During the last week of November I spent three days in the collections of the Stone Age Institute (SAI) in Bloomington, Indiana studying artifacts excavated nearly 50 years ago in northern Malawi by one of the godfathers of African archaeology: J. Desmond Clark. An astonishingly prolific fieldworker and great synthesizer of archaeological research, roughly 10 years after his death, Clark’s legacy lives on not just through the numerous students he trained over his long career but through the archaeological assemblages that now populate the collections of SAI and others institutions. Revisiting assemblages excavated and analyzed decades ago is a rewarding and very necessary part of archaeology; new analytical and dating technologies allow researchers to gain insights and draw conclusions that simply were not possible previously (more on that later). But there is more to the experience of studying a museum collection than the tangible (and publishable) benefits.

An artifact in a collection has three distinct histories; the first is its pre-depositional history –who made it, how, where, and why? The second is post-depositional; when did it enter the archaeological record, what natural processes acted on it since being buried, and how has it been altered as a result? The third and most recent history is post-excavation; who found it, how was it recovered, how has it been analyzed since, and which individuals or museums have curated it over the years? There is something visceral in the experience of looking through collections which preserve artifacts of the excavators as well as the excavated material itself.
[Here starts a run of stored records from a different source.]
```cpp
__device__ __forceinline__ uint32_t udot4(uint32_t a, uint32_t b, uint32_t c) {
    return __builtin_amdgcn_udot4(a, b, c, false);
}
// ... 281 lines not shown
};
__device__ __forceinline__ PyrTileU pyr_tile_uniform(const PyrTileDev& t) {
    PyrTileU u;
#define PTU(f) u.f = __builtin_amdgcn_readfirstlane((int)t.f)
    PTU(c0); PTU(nc); PTU(r0); PTU(nr); PTU(sq0); PTU(sq1); PTU(sr0); PTU(sr1);
#undef PTU
    u.lds_off = (uint32_t)__builtin_amdgcn_readfirstlane((int)t.lds_off);
    u.pitch = (uint32_t)__builtin_amdgcn_readfirstlane((int)t.pitch);
    u.rt_off = (uint32_t)__builtin_amdgcn_readfirstlane((int)t.rt_off);
    return u;
}

template <int NT>
__global__ void __launch_bounds__(NT)
k_pyramid_group(uint8_t* pyr, size_t slot_stride, BatchSrc src, PyrGroupDev G, int nslots, uint8_t* reset_cand,
                size_t cand_stride, int32_t* reset_err) {
    extern __shared__ __align__(16) uint8_t psm[];
    constexpr int NW = NT / 64;
    const int lane = threadIdx.x & 63;
    const int wave = __builtin_amdgcn_readfirstlane((int)(threadIdx.x >> 6));
    if (reset_cand && blockIdx.x == 0) {
        if ((int)threadIdx.x < nslots) *(uint2*)(reset_cand + (size_t)threadIdx.x * cand_stride) = make_uint2(0u, 0u);
        if (reset_err && threadIdx.x < 4) reset_err[threadIdx.x] = 0;
    }
    const int nwork = G.ntiles * nslots, per_xcd = (nwork + 7) >> 3;
    const int wk = (int)(blockIdx.x & 7) * per_xcd + (int)(blockIdx.x >> 3);
    if (wk >= nwork) return;
    const int slot = wk / G.ntiles, tile = wk - slot * G.ntiles;
    const PyrTileDev* T = G.tiles + (size_t)tile * (G.nl + 1);
    const PyrTileDev S0 = T[0];
    if (S0.nr <= 0 || S0.nc <= 0) return;

    uint4 qsel[VSLAM_PYR_GROUP_LEVELS], qcf[VSLAM_PYR_GROUP_LEVELS];
    int qloc[VSLAM_PYR_GROUP_LEVELS];
#pragma unroll
    for (int j = 1; j <= VSLAM_PYR_GROUP_LEVELS; j++) {
        qsel[j - 1] = qcf[j - 1] = make_uint4(0, 0, 0, 0);
        qloc[j - 1] = 0;
// ... 89 lines not shown
                const uint32_t v0 = (uint32_t)(((__mul24(b0, g0) >> 16) + (__mul24(b1, hp0) >> 16) + 2) >> 2);
                const uint32_t v1 = (uint32_t)(((__mul24(b0, g1) >> 16) + (__mul24(b1, hp1) >> 16) + 2) >> 2);
                const uint32_t v2 = (uint32_t)(((__mul24(b0, g2) >> 16) + (__mul24(b1, hp2) >> 16) + 2) >> 2);
                const uint32_t v3 = (uint32_t)(((__mul24(b0, g3) >> 16) + (__mul24(b1, hp3) >> 16) + 2) >> 2);
                const uint32_t out = (v0 & 0xFF) | ((v1 & 0xFF) << 8) | ((v2 & 0xFF) << 16) | (v3 << 24);
                *(uint32_t*)(psm + dbase + __mul24(r, dp)) = out;
                if (qstore && r >= D.sr0 && r < D.sr1) *(uint32_t*)(gout + (size_t)r * gpitch) = out;
            }
#undef PYR_HPASS
        }
        __syncthreads();
    }
}

void vk_pyramid_group(hipStream_t st, uint8_t* pyr, size_t slot_stride, const BatchSrc& src, const PyrGroupDev& G,
                      size_t lds_bytes, int nslots, uint8_t* reset_cand, size_t cand_stride, int32_t* reset_err) {
    const int nwork = G.ntiles * nslots;
    hipLaunchKernelGGL(k_pyramid_group<256>, dim3(((nwork + 7) / 8) * 8), dim3(256), lds_bytes, st, pyr, slot_stride, src, G, nslots,
                       reset_cand, cand_stride, reset_err);
}

typedef unsigned short ushort2v __attribute__((ext_vector_type(2)));
__device__ __forceinline__ uint32_t pk_sub_sat(uint32_t a, uint32_t b) {
    uint32_t r;
    asm("v_pk_sub_u16 %0, %1, %2 clamp" : "=v"(r) : "v"(a), "v"(b));
    return r;
}
__device__ __forceinline__ uint32_t pk_add(uint32_t a, uint32_t b) {
    uint32_t r;
    asm("v_pk_add_u16 %0, %1, %2" : "=v"(r) : "v"(a), "v"(b));
    return r;
}
__device__ __forceinline__ uint32_t pk_min(uint32_t a, uint32_t b) {
    uint32_t r;
// ... 783 lines not shown
```

vi_slam_amd/csrc/vslam_kernels.h:

```cpp
#ifndef VSLAM_KERNELS_H
#define VSLAM_KERNELS_H

#include "vslam_tuning.h"
#include "vslam_device.h"

void vk_upload_disc(const int umax[16]);

void vk_resize_level(hipStream_t st, uint8_t* pyr, size_t slot_stride, const BatchSrc& src,
                     const LevelGeom& sg, const LevelGeom& dg, int src_level, const uint16_t* xtab,
                     const int16_t* xa, const uint16_t* ytab, const int16_t* yb, int nslots);

void vk_hamming_matrix(hipStream_t st, const uint8_t* q, int nq, const uint8_t* t, int nt, uint8_t* out);
int vk_hamming_top2_batch_split(int nprob, int max_nq, int max_nt);
void vk_hamming_top2_batch(hipStream_t st, const Top2Jobs& jobs, int nprob, int max_nq, int nrows, int nsplit, uint32_t* part,
                           int32_t* idx2, int32_t* dist2);

void vk_blur7_v2(hipStream_t st, const uint8_t* pyr, size_t slot_stride, const BatchSrc& src, const PyramidGeom& g,
                 uint8_t* blur, const uint32_t* tasks, int ntasks, const int32_t taps[7], int rows_per_task,
                 int nslots);
void vk_pyramid_group(hipStream_t st, uint8_t* pyr, size_t slot_stride, const BatchSrc& src, const PyrGroupDev& G,
                      size_t lds_bytes, int nslots, uint8_t* reset_cand = nullptr, size_t cand_stride = 0,
                      int32_t* reset_err = nullptr);
void vk_fast_cells_v3(hipStream_t st, const uint8_t* pyr, size_t slot_stride, const BatchSrc& src,
                      const PyramidGeom& g, const CellDesc* cells, int ncells, uint8_t* cand_region,
                      size_t cand_stride, int iniTh, int minTh, int tile_rows, int max_window_w, int max_px, int nslots);
int vk_fast_bands_check(int max_wh, int max_iw, int max_cells_per_band);
void vk_fast_bands(hipStream_t st, const uint8_t* pyr, size_t slot_stride, const BatchSrc& src, const PyramidGeom& g,
                   const BandDesc* bands, int nbands, const uint8_t* classes, const CellDesc* cells, int ncells, uint8_t* cand_region,
                   size_t cand_stride, int iniTh, int minTh, int max_wh, int max_iw, int nslots);
void vk_resize_level_v2(hipStream_t st, uint8_t* pyr, size_t slot_stride, const BatchSrc& src, const LevelGeom& sg,
                        const LevelGeom& dg, int src_level, const uint16_t* qbase, const ResizeQuad* quads,
                        const uint16_t* ytab, const int16_t* yb, int nslots);
size_t vk_octree_lds_bytes(int maxNodes);
int vk_octree_set_max_lds(size_t bytes);
void vk_octree(hipStream_t st, const uint8_t* cand_region, size_t cand_stride, int ncells, const OctParams& P,
               uint32_t* keys_a, void* sorted_a, size_t pts_stride,
               uint32_t* sel_xyr, int32_t* sel_cnt, int32_t* err_flag, int nlevels, int nslots, int32_t* deep_flags,
               int regkeys, int threads = 1024);
void vk_assign_out(hipStream_t st, const OctParams& P, const PyramidGeom& g, uint32_t* sel_xyr, int32_t* sel_cnt, int lap0,
                   int lap1, SelKp* sel, int32_t* slot_counts, int cap, int32_t* err_flag, int nslots,
                   const int32_t* deep_flags);
void vk_orient_describe_dev(hipStream_t st, const uint8_t* pyr, const uint8_t* blur, size_t slot_stride,
                            const BatchSrc& src, const PyramidGeom& g, const SelKp* sel,
                            const int32_t* slot_counts, const int8_t* pattern, vslam_kp* kps, uint8_t* desc,
                            int cap, int atan_fma, int nslots, int kpw_override = -1);

void vk_dbg_sincos(hipStream_t st, const float* x, int n, float* s, float* c);
void vk_dbg_logf(hipStream_t st, const float* x, int n, float* y);
void vk_dbg_atan2(hipStream_t st, const float* y, const float* x, int n, int fma, float* a);
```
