template <bool PLAIN, bool PLANES>
__global__ __launch_bounds__(768) void l4_window_kernel(
    const float* __restrict__ X, const float* __restrict__ dw_w, const float* __restrict__ dw_b,
    const _Float16* __restrict__ Wfhi, const _Float16* __restrict__ Wflo, const float* __restrict__ pw_u,
    const float* __restrict__ pw_b,
    const float* __restrict__ ndw_w, const float* __restrict__ ndw_b, float* __restrict__ out, int windows,
    unsigned* __restrict__ range_flag, const _Float16* __restrict__ W3fhi, const _Float16* __restrict__ W3flo,
    const float* __restrict__ pw3_u, const float* __restrict__ pw3_b) {
    constexpr int H = 24, W = 16, C = 128, K16 = 8, STEPS = H / 2;
    constexpr int COL_B = C * 4;
    constexpr int ROW_B = (W + 1) * COL_B;
    constexpr int RING0 = COL_B;
    constexpr int A0 = RING0 + 8 * ROW_B;
    constexpr int A_HALF = 32 * 2 * C, A_BUF = 2 * A_HALF;
    constexpr int T5 = A0 + 2 * A_BUF;
    constexpr int O5 = T5 + C * 12 * 4;
    constexpr int O5_ROW = (W / 2) * C * 4, O5_BUF = 2 * O5_ROW;
    constexpr int PL0 = O5 + 2 * O5_BUF;
    constexpr int PL_B = 8192, PL_HALF = 4096;
    constexpr int W3L = PL0 + 2 * PL_B;
    constexpr size_t WIN_IN = (size_t)H * W * C, WIN_OUT = (size_t)STEPS * (W / 2) * C;
    static_assert(A0 % 512 == 0, "fragment addresses are formed by XOR");
    static_assert((2 * STEPS) % 8 == 0 && STEPS % 2 == 0, "ring slots and buffer parities carry over from window to window");
    extern __shared__ __attribute__((aligned(1024))) char smem_raw[];
    char* const smem = smem_raw;
    const int tid = threadIdx.x, lane = tid & 63;
    const int wave = __builtin_amdgcn_readfirstlane(tid >> 6);
    const int b = blockIdx.x, G = gridDim.x;
    if (b >= windows) return;
    const int NT = STEPS * ((windows - b + G - 1) / G);

    for (int i = tid; i < 9 * 32; i += 768) {
        const int z = i >> 5;
        *reinterpret_cast<v4f*>(smem + (z == 0 ? 0 : RING0 + (z - 1) * ROW_B + W * COL_B) + (i & 31) * 16) = v4f{0.f, 0.f, 0.f, 0.f};
    }
    for (int i = tid; i < 10 * C; i += 768) {
        const int t = i / C, c = i - t * C;
        reinterpret_cast<float*>(smem + T5)[c * 12 + t] = t < 9 ? ndw_w[t * C + c] : ndw_b[c];
    }
    float rmax = 0.0f;

    if (wave < 4) {
        const int frow = lane & 31, fh = lane >> 5;
        const int c4 = tid & 31, col_lo = tid >> 5;
        const float* const xt = X + (size_t)b * WIN_IN + (size_t)col_lo * C + c4 * 4;
        char* const ring_t = smem + RING0 + col_lo * COL_B + c4 * 16;
        v4f rs[2][4];
#define BD_L4_LOAD(DST, J)                                                                                \
    {                                                                                                     \
        const int i_ = (J) / STEPS, j_ = (J) - i_ * STEPS;                                                \
        const float* const src_ = xt + (size_t)i_ * G * WIN_IN + (size_t)j_ * (2 * W * C);                \
        _Pragma("unroll") for (int u = 0; u < 4; ++u)                                                     \
            DST[u] = *reinterpret_cast<const v4f*>(src_ + ((u >> 1) * W + 8 * (u & 1)) * C);              \
    }
#define BD_L4_STORE(SRC, J)                                                                               \
    _Pragma("unroll") for (int u = 0; u < 4; ++u)                                                         \
        *reinterpret_cast<v4f*>(ring_t + ((2 * (J) + (u >> 1)) & 7) * ROW_B + 8 * (u & 1) * COL_B) = SRC[u];
        const char* const pt = reinterpret_cast<const char*>(X) + (size_t)b * STEPS * PL_B + tid * 16;
        v4f rp[2], rq[2];
#define BD_L4_PLOAD(DST, J)                                                                               \
    {                                                                                                     \
        const int i_ = (J) / STEPS, j_ = (J) - i_ * STEPS;                                                \
        const char* const src_ = pt + ((size_t)i_ * G * STEPS + j_) * PL_B;                               \
        DST[0] = *reinterpret_cast<const v4f*>(src_);                                                     \
        if constexpr (!PLAIN) DST[1] = *reinterpret_cast<const v4f*>(src_ + PL_HALF);                     \
    }
#define BD_L4_PSTORE(SRC, J)                                                                              \
    {                                                                                                     \
        char* const st_ = smem + PL0 + ((J) & 1) * PL_B + tid * 16;                                       \
        *reinterpret_cast<v4f*>(st_) = SRC[0];                                                            \
        if constexpr (!PLAIN) *reinterpret_cast<v4f*>(st_ + PL_HALF) = SRC[1];                            \
    }
        if constexpr (PLANES) {
            BD_L4_PLOAD(rp, 0)
            BD_L4_PLOAD(rq, 1)
        } else {
            BD_L4_LOAD(rs[0], 0)
            BD_L4_LOAD(rs[1], 1)
        }
        f16x8 bh[K16], bl[K16];
#pragma unroll
        for (int q = 0; q < K16; ++q) {
            const size_t frag = ((size_t)(wave * K16 + q) * 64 + lane) * 8;
            bh[q] = *reinterpret_cast<const f16x8*>(Wfhi + frag);
            if constexpr (!PLAIN) bl[q] = *reinterpret_cast<const f16x8*>(Wflo + frag);
        }
        const int ncol = 32 * wave + frow;
        const float bcol = pw_b[ncol], ucol = pw_u[ncol];
        f16x8 w3h[PLANES ? 4 : 1];
        char* const w3l = smem + W3L + (wave * 4 * 64 + lane) * 16;
        float u3 = 0.0f, b3 = 0.0f;
        if constexpr (PLANES) {
#pragma unroll
            for (int q = 0; q < 4; ++q) {
                const size_t frag = ((size_t)(wave * 4 + q) * 64 + lane) * 8;
                w3h[q] = *reinterpret_cast<const f16x8*>(W3fhi + frag);
                if constexpr (!PLAIN) *reinterpret_cast<f16x8*>(w3l + q * 1024) = *reinterpret_cast<const f16x8*>(W3flo + frag);
            }
            u3 = pw3_u[ncol];
            b3 = pw3_b[ncol];
        }
        typedef const __attribute__((address_space(3))) f16x8* lptrh;
        unsigned pl_a[2];
        pl_a[0] = pw_lds_addr(smem) + (unsigned)(PL0 + frow * 64 + ((fh ^ ((frow >> 2) & 3)) << 4));
        pl_a[1] = pl_a[0] ^ 32u;
        asm("" : "+v"(pl_a[0]), "+v"(pl_a[1]));
        auto pw3 = [&](auto stage_c, int J) {
            constexpr int stage = decltype(stage_c)::value;
            f32x16 acc3;
#pragma unroll
            for (int r = 0; r < 16; ++r) acc3[r] = 0.0f;
#pragma unroll
            for (int q = 0; q < 4; ++q) {
                const unsigned a = pl_a[q & 1] + (unsigned)(stage * PL_B + (q >> 1) * 2048);
                const f16x8 ah = *(lptrh)(size_t)a;
                if constexpr (!PLAIN) {
                    const f16x8 al = *(lptrh)(size_t)(a + PL_HALF);
                    acc3 = __builtin_amdgcn_mfma_f32_32x32x16_f16(al, w3h[q], acc3, 0, 0, 0);
                    acc3 = __builtin_amdgcn_mfma_f32_32x32x16_f16(ah, *reinterpret_cast<const f16x8*>(w3l + q * 1024), acc3, 0, 0, 0);
                }
                acc3 = __builtin_amdgcn_mfma_f32_32x32x16_f16(ah, w3h[q], acc3, 0, 0, 0);
            }
            char* const rw = smem + RING0 + ncol * 4;
#pragma unroll
            for (int r = 0; r < 16; ++r) {
                const int m = 4 * fh + (r & 3) + 8 * (r >> 2);
                *reinterpret_cast<float*>(rw + ((2 * J + (m >> 4)) & 7) * ROW_B + (m & 15) * COL_B) = fmaxf(fmaf(acc3[r], u3, b3), 0.0f);
            }
        };
        const float* const t5 = reinterpret_cast<const float*>(smem + T5) + ncol * 12;
        float acc5[4] = {0.0f, 0.0f, 0.0f, 0.0f};
        float* const o5 = reinterpret_cast<float*>(smem + O5) + (2 * fh) * C + ncol;
        int s5 = 0;
        if constexpr (PLANES) {
            BD_L4_PSTORE(rp, 0)
            BD_L4_PSTORE(rq, 1)
            BD_L4_PLOAD(rp, 2)
            BD_L4_PLOAD(rq, 3)
        } else {
            BD_L4_STORE(rs[0], 0)
            BD_L4_STORE(rs[1], 1)
            BD_L4_LOAD(rs[0], 2)
            BD_L4_LOAD(rs[1], 3)
        }
#pragma unroll
        for (int q = 0; q < K16; ++q) {
            bh[q] = pw_landed(bh[q]);
            if constexpr (!PLAIN) bl[q] = pw_landed(bl[q]);
        }
        if constexpr (PLANES) {
            __syncthreads();
            pw3(std::integral_constant<int, 0>{}, 0);
            __syncthreads();
            BD_L4_PSTORE(rp, 2)
            rp[0] = rq[0];
            rp[1] = rq[1];
            pw3(std::integral_constant<int, 1>{}, 1);
        }
        const unsigned fr0 = pw_lds_addr(smem) + (unsigned)(A0 + frow * 2 * C + ((fh ^ (frow & 15)) << 4));
        __syncthreads();
        auto step = [&](auto pc, int k) {
            constexpr int p = decltype(pc)::value;
            f32x16 acc;
            if (k >= 1 && k <= NT) {
                const unsigned ab = fr0 + (unsigned)((p ^ 1) * A_BUF);
                using S = PwResSchedule<K16, 0, PLAIN ? 1 : 2>;
#pragma unroll
                for (int e = 0; e < 16; ++e) acc[e] = 0.0f;
                f16x8 fa[3][2];
#pragma unroll
                for (int q = 0; q < 2; ++q) {
                    fa[q][0] = pw_lds_frag<0>(ab ^ (q << 5));
                    if constexpr (!PLAIN) fa[q][1] = pw_lds_frag<A_HALF>(ab ^ (q << 5));
                }
                static_for_pw<0, K16>([&](auto qi) {
                    constexpr int q = decltype(qi)::value;
                    if constexpr (q + 2 < K16) {
                        fa[(q + 2) % 3][0] = pw_lds_frag<0>(ab ^ ((q + 2) << 5));
                        if constexpr (!PLAIN) fa[(q + 2) % 3][1] = pw_lds_frag<A_HALF>(ab ^ ((q + 2) << 5));
                    }
                    pw_lds_wait<S::pending(q)>();
                    const f16x8 ah = pw_landed(fa[q % 3][0]);
                    if constexpr (!PLAIN) {
                        const f16x8 al = pw_landed(fa[q % 3][1]);
                        acc = __builtin_amdgcn_mfma_f32_32x32x16_f16(al, bh[q], acc, 0, 0, 0);
                        acc = __builtin_amdgcn_mfma_f32_32x32x16_f16(ah, bl[q], acc, 0, 0, 0);
                    }
                    acc = __builtin_amdgcn_mfma_f32_32x32x16_f16(ah, bh[q], acc, 0, 0, 0);
                });
            }
            if constexpr (PLANES) {
                if (k + 3 < NT) BD_L4_PSTORE(rp, k + 3)
                if (k + 4 < NT) BD_L4_PLOAD(rp, k + 4)
            } else {
                if (k + 2 < NT) { BD_L4_STORE(rs[p], k + 2) }
                if (k + 4 < NT) BD_L4_LOAD(rs[p], k + 4)
            }
            if (k >= 1 && k <= NT) {
                float y[2][8], nb[2][2];
                const v4f t5a = *reinterpret_cast<const v4f*>(t5), t5b = *reinterpret_cast<const v4f*>(t5 + 4), t5c = *reinterpret_cast<const v4f*>(t5 + 8);
                const float w5[9] = {t5a.x, t5a.y, t5a.z, t5a.w, t5b.x, t5b.y, t5b.z, t5b.w, t5c.x};
                const float b5 = t5c.y;
#pragma unroll
                for (int e = 0; e < 16; ++e) y[e >> 3][e & 7] = fmaxf(fmaf(acc[e], ucol, bcol), 0.0f);
#pragma unroll
                for (int r = 0; r < 2; ++r) {
                    float va = y[r][0], wa = y[r][4], vb = y[r][4], wb = 0.0f;
                    asm("" : "+v"(va), "+v"(wa), "+v"(vb), "+v"(wb));
                    const auto s1 = __builtin_amdgcn_permlane32_swap(__builtin_bit_cast(unsigned, va), __builtin_bit_cast(unsigned, wa), false, false);
                    const auto s2 = __builtin_amdgcn_permlane32_swap(__builtin_bit_cast(unsigned, vb), __builtin_bit_cast(unsigned, wb), false, false);
                    nb[r][0] = __builtin_bit_cast(float, fh ? (unsigned)s1[0] : (unsigned)s1[1]);
                    nb[r][1] = fh ? 0.0f : __builtin_bit_cast(float, (unsigned)s2[1]);
                }
#define BD_L4_IN(R, T, KW) ((T) == 0 ? y[R][KW] : (T) == 1 ? ((KW) < 2 ? y[R][2 + (KW)] : nb[R][0]) : (T) == 2 ? y[R][4 + (KW)] : ((KW) < 2 ? y[R][6 + (KW)] : nb[R][1]))
                float* const orow = o5 + (p ^ 1) * (O5_BUF / 4);
                if (s5 > 0) {
#pragma unroll
                    for (int t = 0; t < 4; ++t) {
#pragma unroll
                        for (int kw = 0; kw < 3; ++kw) acc5[t] = fmaf(BD_L4_IN(0, t, kw), w5[6 + kw], acc5[t]);
                        orow[((t >> 1) * 4 + (t & 1)) * C] = fmaxf(acc5[t], 0.0f);
                    }
                }
#pragma unroll
                for (int t = 0; t < 4; ++t) {
                    acc5[t] = b5;
#pragma unroll
                    for (int kh = 0; kh < 2; ++kh)
#pragma unroll
                        for (int kw = 0; kw < 3; ++kw) acc5[t] = fmaf(BD_L4_IN(kh, t, kw), w5[3 * kh + kw], acc5[t]);
                }
                if (s5 == STEPS - 1) {
#pragma unroll
                    for (int t = 0; t < 4; ++t) {
#pragma unroll
                        for (int kw = 0; kw < 3; ++kw) acc5[t] = fmaf(0.0f, w5[6 + kw], acc5[t]);
                        orow[((W / 2) + (t >> 1) * 4 + (t & 1)) * C] = fmaxf(acc5[t], 0.0f);
                    }
                    s5 = 0;
                } else {
                    ++s5;
                }
#undef BD_L4_IN
            }
            if constexpr (PLANES) {
                if (k + 2 < NT) pw3(pc, k + 2);
            }
            __syncthreads();
        };
        for (int k = 0; k < NT + 2; k += 2) {
            step(std::integral_constant<int, 0>{}, k);
            step(std::integral_constant<int, 1>{}, k + 1);
        }
#undef BD_L4_LOAD
#undef BD_L4_STORE
#undef BD_L4_PLOAD
#undef BD_L4_PSTORE
    } else {
        const int v = wave - 4, c4 = lane & 31;
        const int col = v < 4 ? 2 * (2 * v + (lane >> 5)) : 2 * (2 * (v - 4) + (lane >> 5)) + 1;
        v4f w4[9];
#pragma unroll
        for (int t = 0; t < 9; ++t) w4[t] = *reinterpret_cast<const v4f*>(dw_w + t * C + c4 * 4);
        const v4f b4 = *reinterpret_cast<const v4f*>(dw_b + c4 * 4);
        const char* const xin = smem + RING0 + (col - 1) * COL_B + c4 * 16;
        int a_st[2];
#pragma unroll
        for (int rr = 0; rr < 2; ++rr) {
            const int m = 16 * rr + col;
            a_st[rr] = A0 + m * 2 * C + (((c4 >> 1) ^ (m & 15)) << 4) + (c4 & 1) * 8;
        }
        v4f xr[4][3];
        int s4 = 0;
        const int o_lane = (v & 3) * 64 + lane;
        float* const ot = out + (size_t)b * WIN_OUT + (size_t)o_lane * 4;
        int s5 = 0, i5 = 0;
        if constexpr (PLANES) {
            __syncthreads();
            __syncthreads();
        }
        __syncthreads();
        auto step = [&](auto pc, int k) {
            constexpr int p = decltype(pc)::value;
            if (v < 4 && k >= 2) {
                const char* const ob = smem + O5 + p * O5_BUF + o_lane * 16;
                float* const orow = ot + (size_t)i5 * G * WIN_OUT;
                if (s5 > 0) *reinterpret_cast<v4f*>(orow + (size_t)(s5 - 1) * (W / 2) * C) = *reinterpret_cast<const v4f*>(ob);
                if (s5 == STEPS - 1) {
                    *reinterpret_cast<v4f*>(orow + (size_t)s5 * (W / 2) * C) = *reinterpret_cast<const v4f*>(ob + O5_ROW);
                    s5 = 0;
                    ++i5;
                } else {
                    ++s5;
                }
            }
            if (k < NT) {
                if (s4 == 0) {
#pragma unroll
                    for (int c = 0; c < 3; ++c) {
                        xr[0][c] = v4f{0.f, 0.f, 0.f, 0.f};
                        xr[1][c] = *reinterpret_cast<const v4f*>(xin + c * COL_B);
                    }
                }
                {
                    const char* const r2 = xin + ((2 * k + 1) & 7) * ROW_B;
#pragma unroll
                    for (int c = 0; c < 3; ++c) xr[(2 * p + 2) & 3][c] = *reinterpret_cast<const v4f*>(r2 + c * COL_B);
                }
                if (s4 + 1 < STEPS) {
                    const char* const r3 = xin + ((2 * k + 2) & 7) * ROW_B;
#pragma unroll
                    for (int c = 0; c < 3; ++c) xr[(2 * p + 3) & 3][c] = *reinterpret_cast<const v4f*>(r3 + c * COL_B);
                } else {
#pragma unroll
                    for (int c = 0; c < 3; ++c) xr[(2 * p + 3) & 3][c] = v4f{0.f, 0.f, 0.f, 0.f};
                }
#pragma unroll
                for (int rr = 0; rr < 2; ++rr) {
                    v4f a4 = b4;
#pragma unroll
                    for (int kh = 0; kh < 3; ++kh)
#pragma unroll
                        for (int kw = 0; kw < 3; ++kw)
                            a4 = __builtin_elementwise_fma(xr[(2 * p + rr + kh) & 3][kw], w4[kh * 3 + kw], a4);
                    a4.x = fmaxf(a4.x, 0.0f); a4.y = fmaxf(a4.y, 0.0f); a4.z = fmaxf(a4.z, 0.0f); a4.w = fmaxf(a4.w, 0.0f);
                    rmax = range_of(rmax, a4);
                    f16x4 hi, lo;
                    split_f16(a4.x, a4.y, a4.z, a4.w, hi, lo);
                    *reinterpret_cast<f16x4*>(smem + a_st[rr] + p * A_BUF) = hi;
                    if constexpr (!PLAIN) *reinterpret_cast<f16x4*>(smem + a_st[rr] + p * A_BUF + A_HALF) = lo;
                }
                s4 = s4 + 1 == STEPS ? 0 : s4 + 1;
            }
            __syncthreads();
        };
        for (int k = 0; k < NT + 2; k += 2) {
            step(std::integral_constant<int, 0>{}, k);
            step(std::integral_constant<int, 1>{}, k + 1);
        }
    }
    range_report(rmax, range_flag);
}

Although most artifacts at SAI have neatly written or typed labels and are stored in sturdy plastic bags, the drawers also contain frequent traces of the people who first brought the artifacts to light. Cardboard cigarette boxes bearing the tax stamp of Southern Rhodesia (today’s Zimbabwe) are a ready reminder of the world in which Clark and his colleagues did their early research, a world where much of Africa was still divided into European colonies. The notes penciled on many such boxes also serve as proof that J.D. Clark’s handwriting would have put the prescription pad of many  a medical doctor to shame; no wonder that his wife and longtime collaborator Betty is rumored to have been the only one capable of reading his field journals with ease. Twenty-five year old Post-It notes mentioning which tools were to be photographed for a thesis or who someone should contact with questions about refitting stone flakes attest to the work of the graduate students who came before me. They serve as a reminder that artifacts, however old, aren’t lifeless stone; they continue to interact with the world through the people who study them.

As the most recent visitor to the Chaminade 1A collection from Karonga, Malawi, I obtained samples of ochre artifacts for geochemical analysis and used a reflectance spectrometer to measure the color of the ochre pigment. Figuring out where the Middle Stone Age inhabitants of northern Malawi obtained their ochre and if they were deliberately selecting specific colors of pigment are central questions of my dissertation research. As I finished my work at SAI on this past Thursday afternoon I took stock of my effect on the collection; there will be permanent traces of my visit, most notably the small drill holes which were a necessary part of my geochemical sampling procedure. My own handwritten labels and notes that now accompany those artifacts indicate how to get in touch with me if any future visitors have questions about the procedure used to extract powdered ochre or why any such, even minimally destructive, sampling was necessary. Ideally, the entire curation history of an artifact should be readily available from the institution housing it; for this reason I will be submitting a report to SAI documenting all of my methods along with before and after photographs of the artifacts that I sampled. But even the most thorough documentation cannot replace the personal experience of opening an old wooden drawer in a basement in the heartland of America and smelling the petrichor of northern Malawi at the end of the dry season.